(Collected data)
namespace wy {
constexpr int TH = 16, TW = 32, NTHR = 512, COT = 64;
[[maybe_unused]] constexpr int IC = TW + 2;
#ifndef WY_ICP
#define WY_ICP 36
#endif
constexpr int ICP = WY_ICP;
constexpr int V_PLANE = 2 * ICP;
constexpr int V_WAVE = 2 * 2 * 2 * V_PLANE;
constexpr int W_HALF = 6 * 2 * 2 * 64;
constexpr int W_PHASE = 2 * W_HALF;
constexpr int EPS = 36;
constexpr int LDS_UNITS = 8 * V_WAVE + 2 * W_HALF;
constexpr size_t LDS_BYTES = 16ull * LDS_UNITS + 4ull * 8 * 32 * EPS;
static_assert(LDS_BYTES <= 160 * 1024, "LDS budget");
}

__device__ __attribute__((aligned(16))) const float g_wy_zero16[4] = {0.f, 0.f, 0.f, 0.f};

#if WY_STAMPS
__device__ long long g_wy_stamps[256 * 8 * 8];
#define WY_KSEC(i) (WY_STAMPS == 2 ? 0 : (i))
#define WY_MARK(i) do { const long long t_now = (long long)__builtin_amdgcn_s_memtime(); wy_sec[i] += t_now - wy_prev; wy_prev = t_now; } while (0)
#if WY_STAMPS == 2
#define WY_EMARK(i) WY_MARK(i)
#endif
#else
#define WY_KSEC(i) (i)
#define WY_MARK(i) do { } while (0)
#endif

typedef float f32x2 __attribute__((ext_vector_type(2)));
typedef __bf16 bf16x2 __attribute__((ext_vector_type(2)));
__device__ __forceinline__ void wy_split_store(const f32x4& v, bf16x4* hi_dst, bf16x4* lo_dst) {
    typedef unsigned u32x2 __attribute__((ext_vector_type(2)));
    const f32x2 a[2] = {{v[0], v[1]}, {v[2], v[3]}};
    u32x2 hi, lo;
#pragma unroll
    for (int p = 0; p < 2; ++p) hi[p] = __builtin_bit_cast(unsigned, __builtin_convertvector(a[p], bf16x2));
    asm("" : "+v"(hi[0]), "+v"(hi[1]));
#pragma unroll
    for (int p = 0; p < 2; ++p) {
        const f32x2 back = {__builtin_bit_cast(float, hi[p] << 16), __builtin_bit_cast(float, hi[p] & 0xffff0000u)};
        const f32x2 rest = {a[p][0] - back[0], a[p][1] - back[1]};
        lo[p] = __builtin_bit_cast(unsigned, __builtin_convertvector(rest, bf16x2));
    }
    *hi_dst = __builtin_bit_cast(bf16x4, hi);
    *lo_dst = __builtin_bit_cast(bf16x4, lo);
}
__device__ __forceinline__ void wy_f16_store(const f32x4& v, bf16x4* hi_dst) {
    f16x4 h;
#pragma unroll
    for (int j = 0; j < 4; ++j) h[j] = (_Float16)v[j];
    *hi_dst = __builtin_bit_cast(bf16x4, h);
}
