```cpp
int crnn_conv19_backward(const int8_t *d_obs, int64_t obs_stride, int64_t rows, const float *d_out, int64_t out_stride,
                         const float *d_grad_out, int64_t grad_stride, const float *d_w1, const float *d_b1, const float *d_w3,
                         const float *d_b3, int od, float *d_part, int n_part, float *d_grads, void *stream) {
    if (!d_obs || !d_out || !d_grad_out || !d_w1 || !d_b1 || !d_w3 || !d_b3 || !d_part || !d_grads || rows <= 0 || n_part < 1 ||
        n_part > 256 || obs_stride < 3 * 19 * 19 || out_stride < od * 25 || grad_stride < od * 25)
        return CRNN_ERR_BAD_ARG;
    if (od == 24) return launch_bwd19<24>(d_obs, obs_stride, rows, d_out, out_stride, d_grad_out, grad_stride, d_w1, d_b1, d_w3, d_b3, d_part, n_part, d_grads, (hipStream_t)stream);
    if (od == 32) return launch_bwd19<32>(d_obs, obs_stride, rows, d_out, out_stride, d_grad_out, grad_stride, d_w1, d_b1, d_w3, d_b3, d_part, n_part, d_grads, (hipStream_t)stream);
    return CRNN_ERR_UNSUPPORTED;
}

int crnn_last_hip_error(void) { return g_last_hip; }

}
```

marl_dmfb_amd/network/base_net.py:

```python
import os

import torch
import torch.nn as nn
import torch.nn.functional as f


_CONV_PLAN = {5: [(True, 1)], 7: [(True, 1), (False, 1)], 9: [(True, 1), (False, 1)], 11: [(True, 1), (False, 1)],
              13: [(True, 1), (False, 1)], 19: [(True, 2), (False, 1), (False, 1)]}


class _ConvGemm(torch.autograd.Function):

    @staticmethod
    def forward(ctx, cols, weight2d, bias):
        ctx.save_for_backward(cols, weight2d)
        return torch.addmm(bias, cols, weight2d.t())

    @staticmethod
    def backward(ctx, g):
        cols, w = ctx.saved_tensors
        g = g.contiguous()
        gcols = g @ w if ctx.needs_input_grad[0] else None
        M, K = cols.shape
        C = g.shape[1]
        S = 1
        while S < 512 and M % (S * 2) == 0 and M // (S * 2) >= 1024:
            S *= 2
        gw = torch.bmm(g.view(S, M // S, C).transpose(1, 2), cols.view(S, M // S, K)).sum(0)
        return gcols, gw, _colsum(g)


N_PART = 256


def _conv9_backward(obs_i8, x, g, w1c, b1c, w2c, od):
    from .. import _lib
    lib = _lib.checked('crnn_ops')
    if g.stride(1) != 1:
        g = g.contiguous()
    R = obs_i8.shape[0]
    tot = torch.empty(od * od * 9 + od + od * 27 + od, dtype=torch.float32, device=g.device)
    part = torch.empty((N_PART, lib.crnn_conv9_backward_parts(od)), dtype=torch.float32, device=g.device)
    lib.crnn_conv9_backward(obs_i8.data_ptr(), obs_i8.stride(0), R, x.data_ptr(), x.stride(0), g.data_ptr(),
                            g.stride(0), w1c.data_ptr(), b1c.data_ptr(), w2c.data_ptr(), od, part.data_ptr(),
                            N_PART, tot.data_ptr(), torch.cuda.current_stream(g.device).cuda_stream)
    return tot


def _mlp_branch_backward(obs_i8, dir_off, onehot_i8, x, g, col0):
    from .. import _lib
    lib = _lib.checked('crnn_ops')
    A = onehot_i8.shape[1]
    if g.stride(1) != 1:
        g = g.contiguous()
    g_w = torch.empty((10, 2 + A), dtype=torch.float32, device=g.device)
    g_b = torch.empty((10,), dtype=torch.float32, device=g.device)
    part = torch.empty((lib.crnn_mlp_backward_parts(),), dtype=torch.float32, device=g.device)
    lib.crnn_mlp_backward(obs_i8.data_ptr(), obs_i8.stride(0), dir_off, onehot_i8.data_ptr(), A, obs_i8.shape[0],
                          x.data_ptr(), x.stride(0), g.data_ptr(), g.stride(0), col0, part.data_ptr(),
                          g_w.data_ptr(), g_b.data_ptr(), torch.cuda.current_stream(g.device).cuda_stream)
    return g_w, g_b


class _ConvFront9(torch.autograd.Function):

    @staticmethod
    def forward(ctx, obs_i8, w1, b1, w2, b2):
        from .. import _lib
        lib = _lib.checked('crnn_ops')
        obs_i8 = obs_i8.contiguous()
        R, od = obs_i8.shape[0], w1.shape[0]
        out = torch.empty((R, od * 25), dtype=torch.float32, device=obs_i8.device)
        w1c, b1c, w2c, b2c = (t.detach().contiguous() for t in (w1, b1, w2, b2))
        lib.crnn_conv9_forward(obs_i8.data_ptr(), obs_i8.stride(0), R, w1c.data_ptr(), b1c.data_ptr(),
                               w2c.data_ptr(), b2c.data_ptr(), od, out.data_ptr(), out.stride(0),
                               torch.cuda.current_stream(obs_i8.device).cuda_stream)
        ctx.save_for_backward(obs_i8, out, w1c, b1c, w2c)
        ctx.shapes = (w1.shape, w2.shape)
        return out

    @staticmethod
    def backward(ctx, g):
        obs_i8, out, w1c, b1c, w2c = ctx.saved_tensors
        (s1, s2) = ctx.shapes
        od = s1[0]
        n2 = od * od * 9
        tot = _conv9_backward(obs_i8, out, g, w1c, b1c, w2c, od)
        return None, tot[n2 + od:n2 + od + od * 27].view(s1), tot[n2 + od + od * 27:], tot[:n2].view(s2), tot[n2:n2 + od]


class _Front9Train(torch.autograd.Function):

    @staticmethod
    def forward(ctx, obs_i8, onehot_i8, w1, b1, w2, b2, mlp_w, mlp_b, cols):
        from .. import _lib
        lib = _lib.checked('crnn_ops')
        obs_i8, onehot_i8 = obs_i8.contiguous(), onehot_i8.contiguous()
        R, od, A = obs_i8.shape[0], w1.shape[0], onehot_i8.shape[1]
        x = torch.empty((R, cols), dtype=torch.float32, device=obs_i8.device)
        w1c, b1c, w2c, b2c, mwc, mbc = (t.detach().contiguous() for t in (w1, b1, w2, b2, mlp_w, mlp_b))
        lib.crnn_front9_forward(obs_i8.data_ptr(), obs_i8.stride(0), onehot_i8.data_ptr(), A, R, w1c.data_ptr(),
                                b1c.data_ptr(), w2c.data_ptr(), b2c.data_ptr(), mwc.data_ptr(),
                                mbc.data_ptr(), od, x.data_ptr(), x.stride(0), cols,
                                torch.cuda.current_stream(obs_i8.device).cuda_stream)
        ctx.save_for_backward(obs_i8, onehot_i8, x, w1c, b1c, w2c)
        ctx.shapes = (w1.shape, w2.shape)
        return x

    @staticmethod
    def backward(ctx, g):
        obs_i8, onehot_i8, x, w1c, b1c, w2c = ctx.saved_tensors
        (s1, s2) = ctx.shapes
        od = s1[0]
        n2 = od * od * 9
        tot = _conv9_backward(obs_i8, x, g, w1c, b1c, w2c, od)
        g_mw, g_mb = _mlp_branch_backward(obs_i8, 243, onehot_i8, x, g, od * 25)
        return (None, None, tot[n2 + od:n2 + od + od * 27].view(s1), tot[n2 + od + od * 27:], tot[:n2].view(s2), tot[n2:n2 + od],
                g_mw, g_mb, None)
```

▸ Requirement: Start at the first line of the entries and stop at the line with "typedef float f32x2". Retype each of those lines exactly, both ends included.

▸ Reply to the exercise:
namespace wy {
constexpr int TH = 16, TW = 32, NTHR = 512, COT = 64;
[[maybe_unused]] constexpr int IC = TW + 2;
#ifndef WY_ICP
#define WY_ICP 36
#endif
constexpr int ICP = WY_ICP;
constexpr int V_PLANE = 2 * ICP;
constexpr int V_WAVE = 2 * 2 * 2 * V_PLANE;
constexpr int W_HALF = 6 * 2 * 2 * 64;
constexpr int W_PHASE = 2 * W_HALF;
constexpr int EPS = 36;
constexpr int LDS_UNITS = 8 * V_WAVE + 2 * W_HALF;
constexpr size_t LDS_BYTES = 16ull * LDS_UNITS + 4ull * 8 * 32 * EPS;
static_assert(LDS_BYTES <= 160 * 1024, "LDS budget");
}

__device__ __attribute__((aligned(16))) const float g_wy_zero16[4] = {0.f, 0.f, 0.f, 0.f};

#if WY_STAMPS
__device__ long long g_wy_stamps[256 * 8 * 8];
#define WY_KSEC(i) (WY_STAMPS == 2 ? 0 : (i))
#define WY_MARK(i) do { const long long t_now = (long long)__builtin_amdgcn_s_memtime(); wy_sec[i] += t_now - wy_prev; wy_prev = t_now; } while (0)
#if WY_STAMPS == 2
#define WY_EMARK(i) WY_MARK(i)
#endif
#else
#define WY_KSEC(i) (i)
#define WY_MARK(i) do { } while (0)
#endif

typedef float f32x2 __attribute__((ext_vector_type(2)));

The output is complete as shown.